Nearly 40 percent of 13,800 physician groups in the country will receive reduced payments from the federal Medicare system this year for either poor performance or a lack of participation in a program evaluating quality of care.
The Centers for Medicare and Medicaid Services [CMS] is in its second year of the Value Modifier program, which is an initiative of the Affordable Care Act to encourage physician groups to report quality-of-care information and to improve patient care.
The program currently evaluates physician groups with 10 or more eligible professionals; last year it only included groups of 100 or more and the program will continue to expand.
A total of 5,477 groups will see a decrease in payments. Of those groups, 59 received cuts for poor performance and will see a 1 to 2 percent decrease in payments. The other 5,418 groups will receive a 2 percent decrease in payments as a result of failing to provide sufficient data to CMS.
Overall, the majority of groups — 8,208 — will not have any change in payments.
The payment adjustments were made based on 2014 data. CMS uses the Value-based Payment Modifier to adjust the Medicare Physician Fee Schedule, a system that has been in place since 1992 to reimburse physicians for services covered by the government healthcare program, according to the American College of Radiology.
The Value Modifier is separate from the Physician Quality Reporting System — a program that began in 2015 to encourage physicians to assess their patient care quantitatively — but physician groups must participate in PQRS to participate in the Value Modifier.
CMS looks at six factors to determine the level of quality of care, including effective clinical care, a person-centered experience, patient safety, communication and care coordination. CMS also evaluates physicians based on per capita costs for beneficiaries.
The program will expand over the next few years to include more health care providers. Next year, the Value Modifier will include solo practitioners as well as physicians with two or more eligible professionals. In 2018, it will include nurse practitioners, physician assistants, nurse anesthetists, as well as other healthcare providers.

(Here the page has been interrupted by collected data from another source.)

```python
def gemm(A, B, C, M, N, K, a_layout, b_layout, lda, ldb, ldc, bias=None, alpha=1.0, beta=0.0,
         gelu=False, aux=None, R=None, round_branch=False, drop_p=0.0, seed=0, row_scale=None, rows_per_group=1,
         gelu_bwd=False):
    _chk(A, B, C)
    ab = dt(A)
    if dt(B) != ab:
        raise _lib.KernelError("GEMM operands must share a dtype")
# ... 675 lines not shown

def se_bn_bwd(dy, x, F, HW, C, w1, w2, s, h1, act, dw_sink, db_sink):
    _chk(dy, x)
    R = w1.shape[0]
    dev = x.device
    dz2 = torch.empty((F, C), dtype=torch.float32, device=dev)
    dz1 = torch.empty((F, R), dtype=torch.float32, device=dev)
    dx = torch.empty_like(x)
    nbytes = query("sm_se_bn_bwd_workspace_bytes", F, HW, C)
    ws = _ws(nbytes, dev)
    call("sm_se_bn_bwd", dt(x), ptr(dy), ptr(x), *_act_args(act), F, HW, C, R, ptr(w1), ptr(w2), ptr(s), ptr(h1),
         ptr(dz2), ptr(dz1), ptr(dx), ptr(dw_sink), ptr(db_sink), ptr(ws), nbytes, stream())
    return dx, dz2, dz1


def tube_mask(noise, T, n_mask, with_index=True):
    _chk(noise)
    B, L = noise.shape
    mask = torch.empty((B, T, L), dtype=torch.uint8, device=noise.device)
    idx = torch.empty((B * T * n_mask,), dtype=torch.int32, device=noise.device) if with_index else None
    call("sm_tube_mask", ptr(noise), B, T, L, n_mask, ptr(mask), ptr(idx), stream())
    return mask, idx


def pos_blend(y, tpos, spos, tok, mask_u8, B, T, L, D, out_dtype):
    x = torch.empty((B * T * L, D), dtype=out_dtype, device=y.device)
    call("sm_pos_blend_fwd", dt(y), dt(x), ptr(y), ptr(tpos), ptr(spos), ptr(tok), ptr(mask_u8), ptr(x), B, T, L, D,
         stream())
    return x

# ... 300 lines not shown
```

ssl-vit-video-analytics_amd/ssl_mae_amd/ops.py:

```python
import torch

from . import kernels as _K

_M64 = (1 << 64) - 1


def _s64(seed):
    u = int(seed) & _M64
    return u - (1 << 64) if u >= (1 << 63) else u


def _u64(s):
    return int(s) & _M64


def _op(name, schema, mutates=()):
    def deco(impl):
        return torch.library.custom_op(f"ssl_mae::{name}", impl, mutates_args=tuple(mutates), schema=schema)
    return deco


def _none(*a, **k):
    return None

# ... 957 lines not shown
                  "Tensor(b!) db_sink) -> (Tensor, Tensor, Tensor)", ("dw_sink", "db_sink"))
def _se_bn_bwd(dy, x, F, HW, C, w1, w2, s, h1, am, ar, aw, ab, ag, dw_sink, db_sink):
    return _K.se_bn_bwd(dy, x, F, HW, C, w1, w2, s, h1, (am, ar, aw, ab, ag), dw_sink, db_sink)


@_se_bn_bwd.register_fake
def _(dy, x, F, HW, C, w1, w2, *a):
    R = w1.shape[0]
    return torch.empty_like(x), x.new_empty((F, C), dtype=torch.float32), x.new_empty((F, R), dtype=torch.float32)


def se_bn_bwd(dy, x, F, HW, C, w1, w2, s, h1, act, dw_sink, db_sink):
    return torch.ops.ssl_mae.se_bn_bwd(dy, x, F, HW, C, w1, w2, s, h1, *_act(act), dw_sink, db_sink)


@_op("tube_mask", "(Tensor noise, int T, int n_mask) -> (Tensor, Tensor)")
def _tube_mask(noise, T, n_mask):
    return _K.tube_mask(noise, T, n_mask)


@_tube_mask.register_fake
def _(noise, T, n_mask):
    B, L = noise.shape
    return noise.new_empty((B, T, L), dtype=torch.uint8), noise.new_empty(B * T * n_mask, dtype=torch.int32)


def tube_mask(noise, T, n_mask, with_index=True):
    return torch.ops.ssl_mae.tube_mask(noise, T, n_mask)


# ... 346 lines not shown
```

Before: 207.1 clips/s.

## Fuse projection dx GEMM into SE/BN2 backward reductions and dx epilogue

In the MBConv-style block backward pass, the projection linear_dx GEMM and the separate SE+BN backward are replaced by two persistent GEMM passes with custom epilogues. The first pass recomputes dh3 and reduces the per-channel SE/BN statistics directly from the accumulator. The second pass recomputes the GEMM and applies the full GELU/BN/SE backward to write dx. This avoids materialising dh3 and the extra read passes over it, at the cost of computing the small-K GEMM twice and adding register pressure in the epilogue.

```diff
diff --git a/include/sm_api.h b/include/sm_api.h
--- a/include/sm_api.h
+++ b/include/sm_api.h
@@ -175,6 +175,11 @@
                  const float* bn_w, const float* bn_b, int bn_gelu, int F, int HW, int C, int R, const float* w1,
                  const float* w2, const float* s, const float* z1, float* dz2, float* dz1, void* dx, float* dw,
                  float* db, void* ws, int64_t ws_bytes, hipStream_t st);
+int64_t sm_se_bn_bwd_proj_workspace_bytes(int F, int HW, int C);
+int sm_se_bn_bwd_proj(int dtype, const void* da3, const void* wproj, const void* x, const float* bn_mean,
+                      const float* bn_rstd, const float* bn_w, const float* bn_b, int bn_gelu, int F, int HW, int C,
+                      int Cout, int R, const float* w1, const float* w2, const float* s, const float* z1, float* dz2,
+                      float* dz1, void* dx, float* dw, float* db, void* ws, int64_t ws_bytes, hipStream_t st);
 
 int sm_tube_mask(const float* noise, int B, int T, int L, int n_mask, uint8_t* mask, int32_t* idx,
                  hipStream_t st);
diff --git a/ssl-vit-video-analytics_amd/csrc/common.h b/ssl-vit-video-analytics_amd/csrc/common.h
--- a/ssl-vit-video-analytics_amd/csrc/common.h
+++ b/ssl-vit-video-analytics_amd/csrc/common.h
@@ -254,5 +254,9 @@
                      accumulate);
 }
 
+int gemm_se_bn_proj(int pass, int M, int C, int Cout, const void* da3, const void* wproj, const void* a2,
+                    ChanAffine act, int HW, const float* s, const float* dpool, const float* coef, float* part,
+                    float* part2, void* da2, hipStream_t st);
+
 #define SM_CHECK_LAUNCH() \
   do { hipError_t e__ = hipGetLastError(); if (e__ != hipSuccess) return (int)e__; } while (0)
diff --git a/ssl-vit-video-analytics_amd/csrc/conv.hip b/ssl-vit-video-analytics_amd/csrc/conv.hip
--- a/ssl-vit-video-analytics_amd/csrc/conv.hip
+++ b/ssl-vit-video-analytics_amd/csrc/conv.hip
@@ -2048,3 +2048,39 @@
   SM_CHECK_LAUNCH();
   return 0;
 }
+
+static int se_proj_splits(int HW) { return HW / 256; }
+extern "C" int64_t sm_se_bn_bwd_proj_workspace_bytes(int F, int HW, int C) {
+  const int64_t ns = se_proj_splits(HW);
+  return (F * ns * C + (int64_t)F * C + F * ns * 4 * C + (int64_t)F * 2 * C + 2 * C) * 4 + 2 * C * 8 + 64;
+}
+
+extern "C" int sm_se_bn_bwd_proj(int dtype, const void* da3, const void* wproj, const void* x, const float* bn_mean,
+                                 const float* bn_rstd, const float* bn_w, const float* bn_b, int bn_gelu, int F,
+                                 int HW, int C, int Cout, int R, const float* w1, const float* w2, const float* s,
+                                 const float* z1, float* dz2, float* dz1, void* dx, float* dw, float* db, void* ws,
+                                 int64_t ws_bytes, hipStream_t st) {
+  if (dtype != SM_BF16 || C <= 0 || C % 8 || Cout <= 0 || Cout % 8 || Cout > 128 || F <= 0 || HW <= 0 || HW % 256 ||
+      (int64_t)F * HW > 0x7FFFFFFF || !bn_mean || !bn_gelu ||
+      (((uintptr_t)da3 | (uintptr_t)wproj | (uintptr_t)x | (uintptr_t)dx) & 15))
+    return -2;
+  if (ws_bytes < sm_se_bn_bwd_proj_workspace_bytes(F, HW, C)) return -4;
+  const int ns = se_proj_splits(HW), M = F * HW;
+  float* part = (float*)ws;
+  float* dpool = part + (int64_t)F * ns * C;
+  float* part2 = dpool + (int64_t)F * C;
+  float* comb = part2 + (int64_t)F * ns * 4 * C;
+  float* coef = comb + (int64_t)F * 2 * C;
+  double* sums = (double*)(((uintptr_t)(coef + 2 * C) + 7) & ~(uintptr_t)7);
+  ChanAffine act{bn_mean, bn_rstd, bn_w, bn_b, bn_gelu};
+  int rc = gemm_se_bn_proj(0, M, C, Cout, da3, wproj, x, act, HW, s, nullptr, nullptr, part, part2, nullptr, st);
+  if (rc) return rc;
+  hipLaunchKernelGGL(se_fc_bwd_kernel, dim3(F), dim3(256), (C + R) * 4, st, part, ns, s, z1, w1, w2, C, R, dz2, dz1,
+                     dpool);
+  hipLaunchKernelGGL(se_bn_combine_kernel, dim3(F), dim3(256), 0, st, part2, ns, HW, C, s, dpool, comb);
+  colred(comb, F, 2 * C, sums, nullptr, 0, st);
+  hipLaunchKernelGGL(se_bn_finalize_kernel, dim3((C + 127) / 128), dim3(128), 0, st, sums, (int64_t)F * HW, C, dw,
+                     db, coef);
+  SM_CHECK_LAUNCH();
+  return gemm_se_bn_proj(1, M, C, Cout, da3, wproj, x, act, HW, s, dpool, coef, nullptr, nullptr, dx, st);
+}
diff --git a/ssl-vit-video-analytics_amd/csrc/gemm.hip b/ssl-vit-video-analytics_amd/csrc/gemm.hip
--- a/ssl-vit-video-analytics_amd/csrc/gemm.hip
+++ b/ssl-vit-video-analytics_amd/csrc/gemm.hip
@@ -33,6 +33,10 @@
   const void* A2;
   int64_t lda2;
   int k1;
+  const float* se_dpool;
+  const float* se_coef;
+  float* se_part;
+  float* se_part2;
 };
 
 template <typename TC>
@@ -1264,14 +1268,189 @@
   asm volatile("s_waitcnt lgkmcnt(0)" ::: "memory");
 }
 
+constexpr int SE_TN = 128;
+SM_DEV f32x2 bf16pair(uint32_t w) { return f32x2{__uint_as_float(w << 16), __uint_as_float(w & 0xFFFF0000u)}; }
+
+SM_DEV __attribute__((always_inline)) void se_stage(const f32x16 (&acc)[2][2], int l, char* img) {
+  const int h = l >> 5;
+#pragma unroll
+  for (int i = 0; i < 2; ++i) {
+    const RowStage rs_{img + i * 4096};
+#pragma unroll
+    for (int j = 0; j < 2; ++j)
+#pragma unroll
+      for (int p = 0; p < 2; ++p) {
+        float v[8];
+#pragma unroll
+        for (int e = 0; e < 4; ++e) {
+          const auto sw = __builtin_amdgcn_permlane32_swap(__float_as_uint(acc[i][j][8 * p + e]),
+                                                           __float_as_uint(acc[i][j][8 * p + 4 + e]), false, false);
+          v[e] = __uint_as_float(sw[0]);
+          v[4 + e] = __uint_as_float(sw[1]);
+        }
+        stage_put<__bf16>(rs_, 0, j, p, h, l, v);
+      }
+  }
+}
+
+SM_DEV __attribute__((always_inline)) void se_load_a2(const GemmArgs& g, int m0, int n0, int wm, int wn, int l, int i,
+                                                      u32x4 (&av)[8]) {
+  const int colq = n0 + wn + 8 * (l & 7);
+  {
+    const int r0 = m0 + wm + 32 * i;
+    const auto prs = rows_rsrc((const __bf16*)g.aux + (int64_t)r0 * g.ldc, (int64_t)g.M - r0, g.ldc * 2);
+#pragma unroll
+    for (int q = 0; q < 4; ++q) {
+      const int r = (l >> 3) + 8 * q;
+      av[4 * i + q] = __builtin_bit_cast(u32x4, __builtin_amdgcn_raw_buffer_load_b128(
+                                                    prs, colq < g.N ? (uint32_t)((r * g.ldc + colq) * 2) : BUF_OOB, 0, 2));
+    }
+  }
+}
+
+template <int IMP>
+SM_DEV void se_tab_build(const GemmArgs& g, int m0, int n0, float* tab) {
+  const int t = opaque_tid();
+  if (t < SE_TN) {
+    const int c = n0 + t;
+    float k[6] = {0.f, 0.f, 0.f, 0.f, 0.f, 0.f};
+    if (c < g.N) {
+      const float rs = g.xb_act.rstd[c], mu = g.xb_act.mean[c], w = g.xb_act.w[c];
+      k[0] = rs * w;
+      k[1] = bn_shift(g.xb_act.b[c], mu, k[0]);
+      if constexpr (IMP == 15) {
+        k[2] = rs;
+        k[3] = mu * rs;
+      } else {
+        const int64_t fc = (int64_t)(m0 / g.xb_hw) * g.N + c;
+        const float wr = w * rs, k1 = g.se_coef[g.N + c], inv = 1.f / (float)g.xb_hw;
+        k[2] = wr * g.xb_gate[fc];
+        k[3] = wr * (g.se_dpool[fc] * inv);
+        k[4] = wr * (k1 * (mu * rs) - g.se_coef[c]);
+        k[5] = wr * k1 * rs;
+      }
+    }
+#pragma unroll
+    for (int e = 0; e < (IMP == 15 ? 4 : 6); ++e) tab[e * SE_TN + t] = k[e];
+  }
+}
+
+SM_DEV __attribute__((always_inline)) void se_reduce_epi(const GemmArgs& g, const u32x4 (&av)[8], int w, int l,
+                                                         const char* img, const float* tab, float* red) {
+  asm volatile("s_waitcnt lgkmcnt(0)" ::: "memory");
+  const int c = l & 7;
+  typedef __attribute__((ext_vector_type(2))) __bf16 bf16x2;
+#pragma unroll
+  for (int jp = 0; jp < 4; ++jp) {
+    const int tc = (w & 1) * 64 + 8 * c + 2 * jp;
+    const f32x2 sc = *(const f32x2*)(tab + tc), sh = *(const f32x2*)(tab + SE_TN + tc);
+    const f32x2 rs = *(const f32x2*)(tab + 2 * SE_TN + tc), mr = *(const f32x2*)(tab + 3 * SE_TN + tc);
+    f32x2 acc[5];
+#pragma unroll
+    for (int s = 0; s < 5; ++s) acc[s] = f32x2{0.f, 0.f};
+#pragma unroll
+    for (int i = 0; i < 2; ++i)
+#pragma unroll
+      for (int q = 0; q < 4; ++q) {
+        const int r = (l >> 3) + 8 * q;
+        const f32x2 gy = bf16pair(*(const uint32_t*)(img + i * 4096 + r * 128 + ((c ^ rs_swz(r)) << 4) + 4 * jp));
+        const f32x2 v = bf16pair(av[4 * i + q][jp]);
+        const f32x2 u = vfma(v, sc, sh);
+        f32x2 pdf;
+        const f32x2 cdf = gelu_phi_pair_t<f32x2>(u, &pdf);
+        f32x2 hv;
+        {
+#pragma clang fp contract(off)
+          hv = u * cdf;
+        }
+        const f32x2 gp = vfma(u, pdf, cdf);
+        const f32x2 xh = vfma(v, rs, -mr);
+        const bf16x2 hb = {(__bf16)hv[0], (__bf16)hv[1]};
+        const f32x2 hh = bf16pair(__builtin_bit_cast(uint32_t, hb));
+        const f32x2 t = gp * xh;
+        acc[0] = vfma(gy, hh, acc[0]);
+        acc[1] = vfma(gy, gp, acc[1]);
+        acc[2] += gp;
+        acc[3] = vfma(gy, t, acc[3]);
+        acc[4] += t;
+        if (q & 1) __builtin_amdgcn_sched_barrier(0);
+      }
+#pragma unroll
+    for (int s = 0; s < 5; ++s) {
+      const float s0 = xor8_16_32_sum(acc[s][0]), s1 = xor8_16_32_sum(acc[s][1]);
+      if (l < 8) *(f32x2*)(red + (w * 5 + s) * 64 + 8 * c + 2 * jp) = f32x2{s0, s1};
+    }
+  }
+}
+
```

In February, Highmark, a major insurance corporation in the state, announced a 4.5 percent cut of reimbursements for health care providers.
In response, the Pennsylvania Medical Society said in a letter to the Pennsylvania Insurance Department that the company could not “force physicians to accept below market rates to cover losses.”
In the meantime, the cuts are scheduled to begin April 1, 2016.
In a separate letter to Highmark, Scott E. Shapiro, president of Pennsylvania Medical Society, claimed the cuts would not help keep costs for patients down, and could result in worse quality of care.
“Physicians are an essential part of the health care delivery system,” Shapiro wrote. “Patient access to robust networks using affordable products to access that network is key to the good health of Pennsylvanians.